[[ Recorded information, beginning ]]

# DefTruth/CUDA-Learn-Notes

Hardware: AMD Instinct MI355X
Metric: HGEMM fp16 TFLOPS at M=N=K=4096 (higher is better)
Workload: dtype f16; 1 GPU; HGEMM fp16 NN M=N=K=4096, stages=2, block swizzle stride 2048 (BASELINE config C3); kernel=hgemm_mma_m16n8k16_mma2x4_warp4x4x2_stages_dsmem, parallelism=replicas x1, launch=eager

## Files before the change

### cuda-learn-notes_amd/csrc/hgemm_w4.cuh

```cuda
#pragma once
#include <type_traits>

#include "hgemm_mfma.cuh"

namespace hgemm {

template <int FM, int FN, int NT = 0>
__device__ __forceinline__ void store_wide_tile_via_lds(half_t* Cmat, int N, int row0, int col0, int lane, char* wave_lds,
                                                        const f4 (&acc)[FM][FN], int nt_ok = 1) {
  static_assert(FN == 8 || FN == 6 || FN == 5 || FN == 4, "128-, 96-, 80- or 64-column wave tile");
  constexpr int RS = FN * 32 + 16;
  constexpr int LPR = FN * 2;
  constexpr int RPI = 64 / LPR;
#pragma unroll
  for (int h0 = 0; h0 < FM; h0 += 4) {
    constexpr int NF_FULL = 4;
    const int nf = FM - h0 < NF_FULL ? FM - h0 : NF_FULL;
#pragma unroll
    for (int i = 0; i < NF_FULL; ++i)
#pragma unroll
      for (int j = 0; j < FN; ++j) {
        if (i < nf) {
          const f4 v = acc[(h0 + i) < FM ? (h0 + i) : 0][j];
          h4 o = {(half_t)v[0], (half_t)v[1], (half_t)v[2], (half_t)v[3]};
          *reinterpret_cast<h4*>(wave_lds + (i * 16 + (lane & 15)) * RS + (j * 16 + 4 * (lane >> 4)) * 2) = o;
        }
      }
    const int rows = nf * 16;
#pragma unroll
    for (int it = 0; it < (64 + RPI - 1) / RPI; ++it) {
      const int r = it * RPI + lane / LPR;
      if (it * RPI < rows && lane < RPI * LPR && r < rows) {
        const u4 v = *reinterpret_cast<const u4*>(wave_lds + r * RS + (lane % LPR) * 16);
        u4* dst = reinterpret_cast<u4*>(Cmat + (size_t)(row0 + h0 * 16 + r) * N + col0 + (lane % LPR) * 8);
        if constexpr (NT == 1) {
          if (nt_ok) asm volatile("global_store_dwordx4 %0, %1, off nt\n\ts_nop 1" ::"v"(dst), "v"(v) : "memory");
          else asm volatile("global_store_dwordx4 %0, %1, off\n\ts_nop 1" ::"v"(dst), "v"(v) : "memory");
        } else if constexpr (NT == 3) asm volatile("global_store_dwordx4 %0, %1, off nt\n\ts_nop 1" ::"v"(dst), "v"(v) : "memory");
        else if constexpr (NT == 2) asm volatile("global_store_dwordx4 %0, %1, off sc0 sc1\n\ts_nop 1" ::"v"(dst), "v"(v) : "memory");
        else *dst = v;
      }
    }
  }
}

template <int FM, int FN>
__device__ __forceinline__ void store_wide_tile_via_lds_rows16(half_t* Cmat, int N, int row0, int col0, int lane, char* wave_lds, const f4 (&acc)[FM][FN],
                                                               int nt_ok) {
  static_assert(FN == 8, "128-column wave tile");
  constexpr int RS = FN * 32 + 16, LPR = FN * 2, RPI = 64 / LPR;
#pragma unroll
  for (int i = 0; i < FM; ++i) {
#pragma unroll
    for (int j = 0; j < FN; ++j) {
      const f4 v = acc[i][j];
      h4 o = {(half_t)v[0], (half_t)v[1], (half_t)v[2], (half_t)v[3]};
      *reinterpret_cast<h4*>(wave_lds + (lane & 15) * RS + (j * 16 + 4 * (lane >> 4)) * 2) = o;
    }
#pragma unroll
    for (int it = 0; it < 16 / RPI; ++it) {
      const int r = it * RPI + lane / LPR;
      const u4 v = *reinterpret_cast<const u4*>(wave_lds + r * RS + (lane % LPR) * 16);
      u4* dst = reinterpret_cast<u4*>(Cmat + (size_t)(row0 + i * 16 + r) * N + col0 + (lane % LPR) * 8);
      if (nt_ok) asm volatile("global_store_dwordx4 %0, %1, off nt\n\ts_nop 1" ::"v"(dst), "v"(v) : "memory");
      else asm volatile("global_store_dwordx4 %0, %1, off\n\ts_nop 1" ::"v"(dst), "v"(v) : "memory");
    }
    asm volatile("s_waitcnt lgkmcnt(0)" ::: "memory");
  }
}

template <int... Ns, typename F>
__device__ __forceinline__ void static_for_impl(std::integer_sequence<int, Ns...>, F&& f) {
  (f(std::integral_constant<int, Ns>{}), ...);
}
template <int N, typename F>
__device__ __forceinline__ void static_for(F&& f) {
  static_for_impl(std::make_integer_sequence<int, N>{}, f);
}

struct W4Sched {
  int r1_first, r1_step;
  int b1;
  int d_first, d_step;
  int b2;
  int r0_first, r0_step;
};
constexpr W4Sched w4_sched(int var) {
  switch (var) {
    case 1: return {1, 2, 36, 38, 4, 94, 96, 2};
    case 2: return {1, 2, 40, 42, 3, 94, 96, 2};
    case 3: return {1, 1, 24, 26, 4, 94, 96, 2};
    case 4: return {1, 2, 36, 38, 4, 102, 103, 1};
    case 5: return {1, 2, 36, 38, 5, 102, 103, 1};
    case 6: return {1, 1, 20, 22, 6, 102, 103, 1};
    case 7: return {1, 2, 36, 38, 4, 94, 95, 1};
    case 8: return {1, 1, 20, 22, 4, 94, 95, 1};
    case 9: return {1, 1, 20, 22, 5, 102, 103, 1};
    case 10: return {1, 2, 36, 38, 8, 102, 103, 1};
    case 11: return {1, 2, 36, 38, 7, 102, 103, 1};
    case 12: return {1, 2, 36, 40, 6, 102, 103, 1};
    case 13: return {1, 1, 36, 38, 4, 102, 103, 1};
    case 14: return {1, 1, 20, 38, 4, 102, 103, 1};
    default: return {1, 2, 40, 42, 2, 94, 96, 2};
  }
}
constexpr W4Sched w4_sched_for(int FM, int FN, int d_step) {
  const int NR = FM + FN, NM = 2 * FM * FN, b1 = 1 + 2 * (NR - 1) + 5, b2 = NM - NR - 10;
  return {1, 2, b1, b1 + 2, d_step, b2, b2 + 1, 1};
}

template <typename C, int NLOADS>
struct NFillW {
  unsigned voff[NLOADS];
  __device__ __forceinline__ void init(int N, int wave, int lane) {
    constexpr int LPR = C::BN / 8;
#pragma unroll
    for (int i = 0; i < NLOADS; ++i) {
      const int L = (i * C::NW + wave) * 64 + lane;
      const int krow = L / LPR, c = L % LPR;
      voff[i] = ((unsigned)krow * (unsigned)N + ((c ^ nswz_bn<C::BN>(krow)) << 3)) * 2u;
    }
  }
};
template <int BN>
__device__ __forceinline__ h8 read_nfrag_w(const char* img, int n0w, int lane, int kk) {
  const int i = lane & 15, g = lane >> 4;
  const int q = (n0w >> 3) + ((i & 3) >> 1);
  const int k_lo = kk * 32 + 8 * g + (i >> 2);
  const int k_hi = k_lo + 4;
  const char* p_lo = img + k_lo * (BN * 2) + ((q ^ nswz_bn<BN>(k_lo)) << 4) + ((i & 1) << 3);
  const char* p_hi = img + k_hi * (BN * 2) + ((q ^ nswz_bn<BN>(k_hi)) << 4) + ((i & 1) << 3);
  return h8_cat(lds_read_tr16(p_lo), lds_read_tr16(p_hi));
}
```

[[ Recorded information, end ]]

**What you need to do**. From the records above, copy each line in which the string "column" occurs.

**Solved exercise**.
  static_assert(FN == 8 || FN == 6 || FN == 5 || FN == 4, "128-, 96-, 80- or 64-column wave tile");
  static_assert(FN == 8, "128-column wave tile");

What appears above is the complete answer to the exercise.